Dr. Phils 20/20 diet Phase 1/ -7.2 lbs this week

Feb 13, 2016 13:10

So, yesterday I completed Dr. Phils 20/20 diet Phase 1, for a total loss of 7.2 lbs this week.

Day 1:
Meal 1: Green Apple Smoothie ( good)
Calories 360
Meal 2: Apple Coconut Salad ( great)
Calories 262
Meal 3: Roasted Chickpea Picnic ( so so)
Calories 350
Meal 4: Egg Salad on Rye Crisp ( so so)
Calories 230

Green Tea= 24 oz
Water= 144 Oz.

Total Calories 1202
Exercise: 30 Min.

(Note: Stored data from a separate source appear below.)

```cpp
static Knobs read_knobs() {
  Knobs k;
  auto num = [](const char* name, long long dflt) {
    const char* e = getenv(name);
    return (e && *e) ? atoll(e) : dflt;
  };
  k.gemm_pipe = (int)num("XNRS_GEMM_PIPE", 6);
  k.gemm_bk = num("XNRS_GEMM_BK", 32) == 16 ? 16 : 32;
  k.gemm_buf = num("XNRS_GEMM_BUF", 1) != 0;
  k.gemm_group = num("XNRS_GEMM_GROUP", -1);
  k.gemm_tile = (int)num("XNRS_GEMM_TILE", -1);
  k.split_min_tiles = num("XNRS_GEMM_SPLIT_MIN_TILES", 512);
  k.mha_lds = (int)num("XNRS_MHA_LDS", -1);
  k.mha_headwave = num("XNRS_MHA_HEADWAVE", 1) != 0;
  k.mha_pair = num("XNRS_MHA_PAIR", 1) != 0;
  k.mha_bwd_fused = num("XNRS_MHA_BWD_FUSED", 1) != 0;
  k.gemm_dw = (int)num("XNRS_GEMM_DW", 2);
  k.gemm_dw_tile = (int)num("XNRS_GEMM_DW_TILE", 256);
  k.fold_out = (int)num("XNRS_FOLD_OUT", 1);
  k.fc1_rowdot = num("XNRS_FC1_ROWDOT", 1) != 0;
  k.fold_train = (int)num("XNRS_FOLD_TRAIN", 1);
  k.news_fused = (int)num("XNRS_NEWS_FUSED", 1);
  k.news_fused_npw = (int)num("XNRS_NEWS_FUSED_NPW", 0);
  k.fast_tanh = num("XNRS_FAST_TANH", 1) != 0;
  k.additive_fused = (int)num("XNRS_ADDITIVE_FUSED", 1);
  k.af_fbuf = num("XNRS_AF_FBUF", 1) == 2 ? 2 : 1;
  k.mha_skip_masked = num("XNRS_MHA_SKIP_MASKED", 1) != 0;
  k.gemm_live_tiles = num("XNRS_GEMM_LIVE_TILES", 1) != 0;
  k.gemm_live_tiles_min_rows = num("XNRS_GEMM_LIVE_TILES_MIN_ROWS", 16384);
  k.gemm_live_rows = num("XNRS_GEMM_LIVE_ROWS", 1) != 0;
  k.gemm_live_rows_min_rows = num("XNRS_GEMM_LIVE_ROWS_MIN_ROWS", 16384);
  k.bwd_side_stream = num("XNRS_BWD_SIDE_STREAM", 1) != 0;
  k.bwd_side_min_rows = num("XNRS_BWD_SIDE_MIN_ROWS", 0);
  k.gru_layout = num("XNRS_GRU_LAYOUT", 0) == 1 ? 1 : 0;
  const long long m = num("XNRS_GEMM_MODE", 0);
  k.gemm_mode_init = (m >= 0 && m <= 2) ? (int)m : 0;
  return k;
}
static Knobs g_knobs = read_knobs();
static std::atomic<int> g_gemm_mode{g_knobs.gemm_mode_init};
const Knobs& knobs() { return g_knobs; }
void reload_knobs() { g_knobs = read_knobs(); }
int gemm_mode() { return g_gemm_mode.load(std::memory_order_relaxed); }
void set_gemm_mode(int mode) { g_gemm_mode.store((mode >= 0 && mode <= 2) ? mode : 0, std::memory_order_relaxed); }

hipError_t launch_gemm_f32(const GemmArgs& a_in, hipStream_t stream, int* nsplit_used) {
  GemmArgs a = a_in;
  if (a.M <= 0 || a.Nseg <= 0) return hipSuccess;
  if (a.act == 2 && knobs().fast_tanh) a.act = ACT_TANH_FAST;
  if (a.K >= (1ll << 31)) return hipErrorInvalidValue;
  auto al16 = [](const void* p) { return (reinterpret_cast<uintptr_t>(p) & 15) == 0; };
  bool vec = (a.lda % 4 == 0) && (a.ldw % 4 == 0) && al16(a.A);
  vec = vec && (a.a_col ? (a.M % 4 == 0) : (a.K % 4 == 0));
  vec = vec && (a.b_kn ? (a.Nseg % 4 == 0) : (a.K % 4 == 0));
  for (int s = 0; s < a.nseg; ++s) vec = vec && al16(a.W[s]);

  int nsplit = 1;
  if (a.slabs && a.nsplit > 1) {
    nsplit = a.nsplit;
    const int64_t per = ((a.K + nsplit - 1) / nsplit + KALIGN - 1) / KALIGN * KALIGN;
    a.k_per_split = per;
    nsplit = (int)((a.K + per - 1) / per);
    a.slab_stride = a.M * a.ldc;
    if (a.nseg != 1 || a.ldc != a.Nseg) return hipErrorInvalidValue;
  }
  if (nsplit <= 1) {
    nsplit = 1;
    a.k_per_split = a.K > 0 ? a.K : 1;
  }
  if (nsplit_used) *nsplit_used = nsplit;
  a.nt_store = (!a.accumulate && !a.c_scatter && a.M * a.ldc * 4 >= (64ll << 20)) ? 1 : 0;
  if (a.colsum && !(a.a_col && a.b_kn)) return hipErrorInvalidValue;
  if (a.k_dev && !(a.a_col && a.b_kn)) return hipErrorInvalidValue;
  if (a.colsum_out && !a.colsum) return hipErrorInvalidValue;
  if (a.C2 && (nsplit <= 1 || !(a.a_col && a.b_kn) || a.c2_row0 <= 0 || a.c2_row0 >= a.M)) return hipErrorInvalidValue;
  bool cs_copy = false;
  if (a.colsum && a.colsum_out && nsplit == 1) {
    if (al16(a.colsum_out)) a.colsum = a.colsum_out;
    else cs_copy = true;
  }
  if (a.rowdot_out && (a.a_col || a.b_kn || a.nseg != 1 || nsplit != 1 || !a.rowdot_w || a.accumulate || a.aux_mode ||
                       (a.act != 2 && a.act != ACT_TANH_FAST)))
    return hipErrorInvalidValue;
  if (a.rowdot_out && a.c_scatter && !(a.gather_ids && a.gather_S == 1 && a.m_dev)) return hipErrorInvalidValue;
  hipError_t e;
  const int mode = gemm_mode();
  const int64_t min_tiles = knobs().split_min_tiles;
  if (a.m_dev && (a.a_col || a.b_kn || nsplit != 1 || mode != 0)) return hipErrorInvalidValue;
  if (a.live_tiles && (a.a_col || a.b_kn || nsplit != 1 || mode != 0 || a.m_dev)) return hipErrorInvalidValue;
  if (a.rowscale && (a.a_col || a.b_kn || a.nseg != 1 || nsplit != 1 || !a.rowscale_vec || a.c_scatter || a.rowdot_out))
    return hipErrorInvalidValue;
  if (mode && !a.rowdot_out && !a.rowscale && !a.a_col && !a.b_kn && vec && nsplit == 1 &&
      ((a.M + 127) / 128) * ((a.Nseg + 127) / 128) * a.nseg >= min_tiles)
    return launch_gemm_split(a, mode == 1 ? 3 : 2, stream);
  if (!a.a_col && !a.b_kn) e = launch_layout<false, false>(a, vec, nsplit, stream);
  else if (!a.a_col && a.b_kn) e = launch_layout<false, true>(a, vec, nsplit, stream);
  else if (a.a_col && a.b_kn) {
    if (knobs().gemm_dw && gemm_dw_eligible(a)) e = launch_gemm_dw(a, nsplit, stream);
    else e = launch_layout<true, true>(a, vec, nsplit, stream);
  }
  else return hipErrorInvalidValue;
  if (e != hipSuccess) return e;
  if (nsplit > 1) {
    const int64_t n = a.M * a.ldc;
    const int cs_n = (a.colsum && a.colsum_out) ? (int)a.M : 0;
    hipLaunchKernelGGL(splitk_reduce_kernel, dim3((unsigned)((n + cs_n + 255) / 256)), dim3(256), 0, stream, a.slabs,
                       a.slab_stride, nsplit, a.C, n, a.accumulate, a.colsum, a.colsum_out, cs_n, a.C2, a.c2_row0 * a.ldc,
                       a.C2 ? a.colsum_out2 : nullptr, (int)a.c2_row0);
    e = hipGetLastError();
  } else if (cs_copy) {
    e = launch_colsum_final(a.colsum, 1, (int)a.M, a.colsum_out, stream);
  }
  return e;
}

}
```

### xnrs_amd/csrc/kernels.h

```cpp
#pragma once
#include <hip/hip_runtime.h>
#include <stdint.h>

namespace xnrs {

typedef float f32x4 __attribute__((ext_vector_type(4)));
typedef float f32x16 __attribute__((ext_vector_type(16)));

struct Knobs {
  int gemm_pipe = 6;
  int gemm_bk = 32;
  int gemm_buf = 1;
  long long gemm_group = -1;
  int gemm_tile = -1;
  long long split_min_tiles = 512;
  bool fc1_rowdot = true;
  int fold_train = 1;
  int fold_out = 1;
  int gemm_dw = 2;
  int gemm_dw_tile = 256;
  int mha_lds = -1;
  bool mha_pair = true;
  int mha_headwave = 1;
  int mha_bwd_fused = 1;
  int news_fused = 1;
  int news_fused_npw = 0;
  int gemm_mode_init = 0;
  bool fast_tanh = true;
  int additive_fused = 1;
  int af_fbuf = 1;
  bool bwd_side_stream = true;
  long long bwd_side_min_rows = 0;
  bool gemm_live_tiles = true;
  long long gemm_live_tiles_min_rows = 16384;
  bool gemm_live_rows = true;
  long long gemm_live_rows_min_rows = 16384;
  bool mha_skip_masked = true;
  int gru_layout = 0;
};
const Knobs& knobs();
void reload_knobs();

__device__ __forceinline__ int64_t load_dev_scalar(const int64_t* p) { return *p; }
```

Cardio

Weight -3 Lbs.

Day 2
Meal 1: Apple Peanutbutter smoothie ( Amazing)
Calories 367
Meal 2: Egg Salad on Rye Crisp
Calories 230
Meal 3:Raisins and almonds ( great)
Calories 310
Meal 4: Mens Nuts ( hush) and raisins ( yummy)
Calories 319

Green Tea= 32oz
Water= 120

Total Calories 1226
Exercise: 90 minutes, walking
Sleep: No waking

Weight -.8Lbs.

Day 3:
Meal 1: Spinach scramble ( delicious)
Calories 280
Meal 2:Greens over almond chicken ( fantastic!)
Calories 410
Meal 3: Peanut butter and apple with rye crackers ( great)
Calories 228
Meal 4: Same as meal 3
Calories 228

Green Tea= 112 oz.
Water= 40 Oz ( under goal)

Total Calories 1146
Exercise: Walking, 2 hours
Sleep: No waking

Weight -2.2

Day 4:
Meal 1:Breakfast salad ( good)
Calories 270
Meal 2:Green over almond cod ( Amazing)
Calories 360
Meal 3: Mens nuts ( shush) and raisins
Calories 319
Meal 4: PB and rye crackers with apples
Calories 228

Green Tea= 98
Water= 48

Total Calories 1197
Exercise: walking, 1 hour
Sleep: No waking

Weight -.4

Day 5:
Meal 1: Apple walnut parfait ( good, but better not mixed)
Calories 385
Meal 2:Lentil walnut salad ( eh, did not like too well, but edible)
Calories 330
Meal 3: Apples with peanut butter and rye crackers
Calories 228
Meal 4: Apple coconut salad
Calories 262

Green Tea= 32
Water= 820

Total Calories 1151
Exercise:walking, 1 hour
Sleep: No waking

Weight -.2

TOTAL FOR THE FIRST PHASE WEIGHTLOSS -7.2 LBS.